● Work required
In the records that follow, the lines from the one containing "template <int NS, bool RING>" to the one containing "uint4 *aux = pool + BwLds<NS>::CH;", inclusive, are to be given again exactly.

● Material provided
· · · ·

#ifndef CBW_ABL
#define CBW_ABL 0
#endif
template <int NS, bool RING>
__global__ __launch_bounds__(512) void conv_bw_kernel(BxArgs bx, int B, float *__restrict__ slabs, size_t slab_stride, float *__restrict__ slabs1,
                                                      size_t stride1, const uint8_t *__restrict__ states, const uint8_t *__restrict__ amax, Dw1Ring ring,
                                                      int n_adam, AdamSpan span, FbSampleRider rider, int rb, FbGate gate) {
    __shared__ uint4 pool[BwLds<NS>::U4];
    if (fb_gate_workgroup(gate)) return;
    static_assert(BwLds<NS>::U4 * 16 >= FB_SAMPLE_LDS_WORDS * 4, "the sampler rider borrows the pool");
    uint4 *aux = pool + BwLds<NS>::CH;
    float *dp1s = reinterpret_cast<float *>(aux + BW_AUX_U4);
    const int rid = rider.k ? 1 : 0, bid = (int)blockIdx.x - rid, tid = threadIdx.x;
    if (bid < 0) {
        uint32_t *sw = reinterpret_cast<uint32_t *>(pool);
        if (tid < 64) sample_cpython_body(rider.ctx, rider.k, rider.setsize, rider.out, sw, reinterpret_cast<int *>(sw + 624));
        return;
    }
    if (bid < 2 * B) {
        if (CBW_ABL == 5 || CBW_ABL == 6 || CBW_ABL == 7 || CBW_ABL == 8 || CBW_ABL == 11) return;
        const int b = bid >> 1, part = bid & 1;
        const Bw1Pre pre = bw1_request<RING>(b, part, states, amax, ring);
        for (int i = tid; i < BW1_IMG_U4; i += 512) aux[i] = make_uint4(0u, 0u, 0u, 0u);
        conv32_bx_body<NS, 1>(bx, b, pool, dp1s);
        bw1_put(pre, part, aux);
        __syncthreads();
        if (CBW_ABL == 1 || CBW_ABL == 10) { if (dp1s[tid] == 12345.f) slabs1[0] = 1.f; return; }
        bw1_main(bid, part, pre, dp1s, aux, pool + (BwLds<NS>::CH - 2048 - 4), slabs1, stride1);
        return;
    }
    if (bid < (2 + BW_NW2) * B) {
        if (CBW_ABL == 6 || CBW_ABL == 7 || CBW_ABL == 9 || CBW_ABL == 10) return;
        const int b = (bid - 2 * B) / BW_NW2, sub = (bid - 2 * B) - b * BW_NW2;
        float *p1s = reinterpret_cast<float *>(aux), *dys = p1s + 3200;
        const float4 *src = reinterpret_cast<const float4 *>(bx.p1 + (size_t)b * 3200);
        const float4 xa = src[tid], xb = src[tid < 288 ? 512 + tid : 0];
        reinterpret_cast<float4 *>(p1s)[tid] = xa;
        if (tid < 288) reinterpret_cast<float4 *>(p1s)[512 + tid] = xb;
        conv32_bx_body<NS, 2>(bx, b, pool, dys);
        __syncthreads();
        float *o = slabs + (size_t)b * slab_stride;
        if (CBW_ABL == 2 || CBW_ABL == 11) { if (dys[tid] == 12345.f) o[0] = 1.f; return; }
        dw_sample_tiles<2>(p1s, dys, o, rb, sub, BW_NW2);
        if (sub == BW_NW2 - 1) dw_sample_bias(dys, o + OFF_B2);
        return;
    }
    if (bid < BW_WGS * B) {
        if (CBW_ABL == 3 || CBW_ABL == 6 || CBW_ABL == 8 || CBW_ABL == 9 || CBW_ABL == 10 || CBW_ABL == 11) return;
        const int b = (bid - (2 + BW_NW2) * B) / BW_NW3, sub = (bid - (2 + BW_NW2) * B) - b * BW_NW3;
        float *dys = reinterpret_cast<float *>(aux), *xs = dys + 1600;
        const int q = tid < 400 ? tid : 0;
        const float4 d = reinterpret_cast<const float4 *>(bx.dh3 + (size_t)b * 1600)[q], x = reinterpret_cast<const float4 *>(bx.h2 + (size_t)b * 1600)[q];
        if (tid < 400) { reinterpret_cast<float4 *>(dys)[tid] = d; reinterpret_cast<float4 *>(xs)[tid] = x; }
        __syncthreads();
        float *o = slabs + (size_t)b * slab_stride;
        dw_sample_tiles<3>(xs, dys, o, rb, sub, BW_NW3);
        if (sub == BW_NW3 - 1) dw_sample_bias(dys, o + OFF_B3);
        return;
    }
    if (CBW_ABL == 4) return;
    adam_span_body(bid - BW_WGS * B, n_adam, span);
}

template <int NS> struct DwgLds {
    static constexpr int NPL = NS == 3 ? 2 : 1, PLH = 25 * 32 * 16;
    static constexpr int U4 = 2 * NPL * PLH / 8 + 64 + 128 + 2048 + 4;
};

template <int NS, int LAYER>
__device__ __forceinline__ void conv_dwg_body(int blk, const float *__restrict__ x, const float *__restrict__ dy, float *__restrict__ slabs,
                                              size_t slab_stride, uint4 *pool, unsigned *ovf) {
    constexpr int NPL = DwgLds<NS>::NPL, PLH = DwgLds<NS>::PLH, ZERO = 2 * NPL * PLH;
    uint16_t *X = reinterpret_cast<uint16_t *>(pool), *DY = X + NPL * PLH;
    float *part = reinterpret_cast<float *>(pool + 2 * NPL * PLH / 8 + 64);
    float *red = part + 512;
    float *sx = red + 8192;
    const int tid = threadIdx.x, lane = tid & 63, wave = tid >> 6, hl = lane >> 5, r = lane & 31;
    const int cot = blk & 1, mid = LAYER == 3 ? (blk >> 1) & 1 : (blk >> 1) & 3, g = LAYER == 3 ? blk >> 2 : blk >> 3;
    const int py = mid >> 1, px = mid & 1;
    float xa[13], xb[13], ya[13], yb[13];
#pragma unroll
    for (int q = 0; q < 13; q++) {
        const int w = wave + 8 * q, wc = w < 100 ? w : 0, pos = wc % 25, bp = wc / 25 + 4 * hl;
        const size_t s0 = (size_t)g * 16 + 2 * bp;
        size_t xo;
        if (LAYER == 3) xo = (s0 * 25 + pos) * 64 + mid * 32 + r;
        else { const int qy = pos / 5, qx = pos - qy * 5; xo = (s0 * 100 + (py + 2 * qy) * 10 + px + 2 * qx) * 32 + r; }
        const size_t yo = (s0 * 25 + pos) * 64 + cot * 32 + r;
        xa[q] = x[xo]; xb[q] = x[xo + (LAYER == 3 ? 1600 : 3200)];
        ya[q] = dy[yo]; yb[q] = dy[yo + 1600];
    }
    if (tid < 64) pool[2 * NPL * PLH / 8 + tid] = make_uint4(0u, 0u, 0u, 0u);
    Pow2 SY = {1.f, 1.f};
// ... 1101 lines not shown
        if (dp) L.algo = FB_ALGO_PER;
        const dim3 grid(FC / 16);
        if (dp || hu) fb_qnet_launch_loss_head_x(dp, hu, md, grid.x, c.st, &L, &h->md, h->huber);
        else if (md) hipLaunchKernelGGL(loss_head_md_kernel, grid, dim3(256), 0, c.st, L, h->md);
        else hipLaunchKernelGGL(loss_head_kernel, grid, dim3(256), 0, c.st, L);
        return;
    }
    const bool pw = is_per_algo(p.algo);
    auto dist = [&](auto &L) {
        shared(L); transition(L); L.off = h->hoff;
        L.p_on = head_base(h, h->params[0]); L.p_next = head_base(h, p.sl.s[1].params);
        L.p_tgt = head_base(h, p.ns > 2 ? p.sl.s[2].params : p.sl.s[1].params);
        L.dl = h->c51_dl; L.xs = h->c51_xs; L.lterm = h->c51_lt;
        L.isw = pw ? p.isw : nullptr; L.abs_err = pw ? p.abs_err : nullptr;
    };
    with_actions(h->A, [&](auto a) { with_bool(pw, [&](auto w) {
        if (is_qr(h)) {
            QRLossArgs L;
            dist(L);
            L.algo = is_double_qr(p.algo) ? FB_ALGO_QR_DOUBLE : FB_ALGO_QR; L.N = h->sup.N; L.kappa = h->kappa;
            hipLaunchKernelGGL((qr_loss_kernel<decltype(a)::value, decltype(w)::value>), dim3((B + 3) / 4), dim3(256), 0, c.st, L);
        } else {
            C51LossArgs L;
            dist(L);
            L.algo = is_double_c51(p.algo) ? FB_ALGO_C51_DOUBLE : FB_ALGO_C51; L.sup = h->sup;
            hipLaunchKernelGGL((c51_loss_kernel<decltype(a)::value, decltype(w)::value>), dim3((B + 3) / 4), dim3(256), 0, c.st, L);
        }
    }); });
    const C51GradArgs gA{B, FC, h->A, h->sup.N, h->off, h->c51_dl, h->c51_xs, h->c51_lt, h->dhf, p.a, p.G, p.loss, h->gmax, h->adam, p.tick};
    if (is_c51d(h)) hipLaunchKernelGGL(c51d_grad_kernel, dim3(FC / 16), dim3(256), 0, c.st, gA);
    else hipLaunchKernelGGL(c51_grad_kernel, dim3(FC / 16), dim3(256), 0, c.st, gA);
}

static void fc1_backward(fb_qnet *h, const Plan &p, const PlanCtx &c) {
    const int B = p.B, FC = h->FC;
    if (!c.big && !c.c51 && !c.ac) {
        const int ndx1 = ((B + 31) / 32) * 50;
        Bw1Args L;
        L.algo = p.algo; L.B = B; L.FC = FC; L.A = h->A; L.dueling = h->arch == FB_ARCH_DUELING; L.stot = c.stot; L.n_dx = ndx1; L.off = h->off;
        L.params = h->params[0]; L.pnext = p.sl.s[1].params; L.ptarget = p.ns > 2 ? p.sl.s[2].params : p.sl.s[1].params;
        L.hf = h->hf; L.qpart = h->qpart; L.h3 = h->h3; L.act = p.a; L.rew = p.r; L.term = p.t; L.isw = p.isw; L.gamma = p.gamma;
        L.grad = p.G; L.dh3 = h->dh3; L.loss = p.loss; L.abs_err = p.abs_err; L.y_out = p.y;
        L.adam = h->adam; L.tick = p.tick; L.rb = h->nsplit_train == 1;
        L.gate = p.split && c.only < 0 ? FbGate{&p.split->f->trunk_done, p.split->seq, &p.split->f->timeouts[2]} : FbGate{nullptr, 0, nullptr};
        const dim3 grid(ndx1 + (FC / 32) * 7 + (L.gate.flag ? 1 : 0));
        const bool dp = p.algo == FB_ALGO_DOUBLE_PER, hu = h->huber > 0.f, md = is_mdqn_algo(p.algo);
        if (md) L.algo = p.algo == FB_ALGO_MDQN_PER ? FB_ALGO_PER : FB_ALGO_NATURE;
        if (dp) L.algo = FB_ALGO_PER;
        if (dp || hu) fb_qnet_launch_fc1_bwd2_x(dp, hu, md, grid.x, c.st, &L, &h->md, h->huber);
        else if (md) hipLaunchKernelGGL(fc1_bwd2_md_kernel, grid, dim3(512), 0, c.st, L, h->md);
        else hipLaunchKernelGGL(fc1_bwd2_kernel, grid, dim3(512), 0, c.st, L);
        return;
    }
    const int ndx = ((B + 31) / 32) * 50, ntile = ndx + 50 * (FC / 32);
    const bool std_shape = FC == 512 && B == 256;
    with_nsp(h->nsplit_train, [&](auto ns) { with_bool(std_shape, [&](auto s) {
        hipLaunchKernelGGL((fc1_bwd_big_kernel<decltype(ns)::value, decltype(s)::value ? 4 : 0, decltype(s)::value ? 2 : 0>), dim3(ntile), dim3(512), 0, c.st,
                           ndx, h->params[0], h->h3, h->dhf, h->dh3, p.G, B, FC, (const float *)h->gmax, &h->adam->ovf);
    }); });
}

struct SlabCounts { int z1, z3; };
static SlabCounts conv_backward(fb_qnet *h, const Plan &p, const PlanCtx &c, int span0, int span1) {
    const int B = p.B, FC = h->FC, rbt = h->nsplit_train == 1;
    int z3 = min((B * 25 + 255) / 256, h->zmax);
    const size_t ss = CONV_PARAMS;
    const AdamSpan span{master(h, 0), h->adam_m, h->adam_v, p.G, h->adam, span0, span1};
    const FbGate gate_fc1 = p.split && c.only < 0 ? FbGate{&p.split->f->fc1_done, p.split->seq, &p.split->f->timeouts[3]} : FbGate{nullptr, 0, nullptr};
    const FbSampleRider srider = p.sample_rider ? *p.sample_rider : FbSampleRider{};
    const bool fold1 = 2 * B > h->zmax;
    const int fold = (2 * B + h->zmax - 1) / h->zmax;
    const int z1 = fold1 ? (2 * B + fold - 1) / fold : 2 * B;
    const int n_adam5 = (span1 - span0 + 511) / 512;
    const BxArgs bx{h->dh3, h->h2, h->p1, h->dh2, h->dp1, h->wsp[0] + wsp_w3t(FC), h->wsp[0] + wsp_w2t(FC)};
    const Dw1Ring dr{p.ring ? p.ring->c.bits : nullptr, h->ring_fo};
    float *s1 = fold1 ? h->slabs1 : h->slabs;
    const size_t st1 = fold1 ? (size_t)CONV1_PARAMS : ss;
    const bool dwg = c.big && B % 16 == 0;
    const int zt3 = dwg ? 0 : z3, zt2 = zt3;
    const bool bw = !c.big && B <= h->zmax;
    if (bw) {
        z3 = B;
        const dim3 g(BW_WGS * B + n_adam5 + (srider.k ? 1 : 0) + (gate_fc1.flag ? 1 : 0));
        if (runs(c, K_CONV3_BWD)) with_nsp(h->nsplit_train, [&](auto ns) { with_bool(p.ring != nullptr, [&](auto r) {
            hipLaunchKernelGGL((conv_bw_kernel<decltype(ns)::value, decltype(r)::value>), g, dim3(512), 0, c.st,
                               bx, B, h->slabs, ss, s1, st1, p.s, (const uint8_t *)h->amax, dr, n_adam5, span, srider, rbt, gate_fc1);
        }); });
    } else {
        const dim3 g3(B + 38 * zt3 + n_adam5 + (srider.k ? 1 : 0)), g2(34 * zt2 + 2 * B + (gate_fc1.flag ? 1 : 0));
        if (runs(c, K_CONV3_BWD)) with_nsp(h->nsplit_train, [&](auto ns) {
            hipLaunchKernelGGL(conv_bx_kernel<decltype(ns)::value>, g3, dim3(512), 0, c.st, bx, B, zt3, h->slabs, ss, n_adam5, span, srider, rbt);
        });
        if (dwg) {
            z3 = B / 16;
            const int n3 = z3 * 4, n2 = z3 * 8;
            if (runs(c, K_CONV2_BWD)) with_nsp(h->nsplit_train, [&](auto ns) {
                hipLaunchKernelGGL(conv_dwg_kernel<decltype(ns)::value>, dim3(n3 + n2), dim3(512), 0, c.st, n3, h->h2, h->dh3, h->p1, h->dh2, h->slabs, ss, &h->adam->ovf);
            });
        }
        if (runs(c, K_CONV2_BWD)) with_bool(p.ring != nullptr, [&](auto r) {
            hipLaunchKernelGGL((conv_dw21_kernel<2, decltype(r)::value>), g2, dim3(512), 0, c.st,
                               zt2, B, h->p1, h->dh2, p.s, h->dp1, h->amax, h->slabs, ss, s1, st1, rbt, dr, gate_fc1);
        });
    }
    if (fold1 && runs(c, K_CONV2_BWD)) hipLaunchKernelGGL(slab_fold_kernel, dim3((CONV1_PARAMS + 255) / 256, z1), dim3(256), 0, c.st, h->slabs1, 2 * B, fold, h->slabs, ss);
    return SlabCounts{z1, z3};
}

· · · ·

● Solved problem
template <int NS, bool RING>
__global__ __launch_bounds__(512) void conv_bw_kernel(BxArgs bx, int B, float *__restrict__ slabs, size_t slab_stride, float *__restrict__ slabs1,
                                                      size_t stride1, const uint8_t *__restrict__ states, const uint8_t *__restrict__ amax, Dw1Ring ring,
                                                      int n_adam, AdamSpan span, FbSampleRider rider, int rb, FbGate gate) {
    __shared__ uint4 pool[BwLds<NS>::U4];
    if (fb_gate_workgroup(gate)) return;
    static_assert(BwLds<NS>::U4 * 16 >= FB_SAMPLE_LDS_WORDS * 4, "the sampler rider borrows the pool");
    uint4 *aux = pool + BwLds<NS>::CH;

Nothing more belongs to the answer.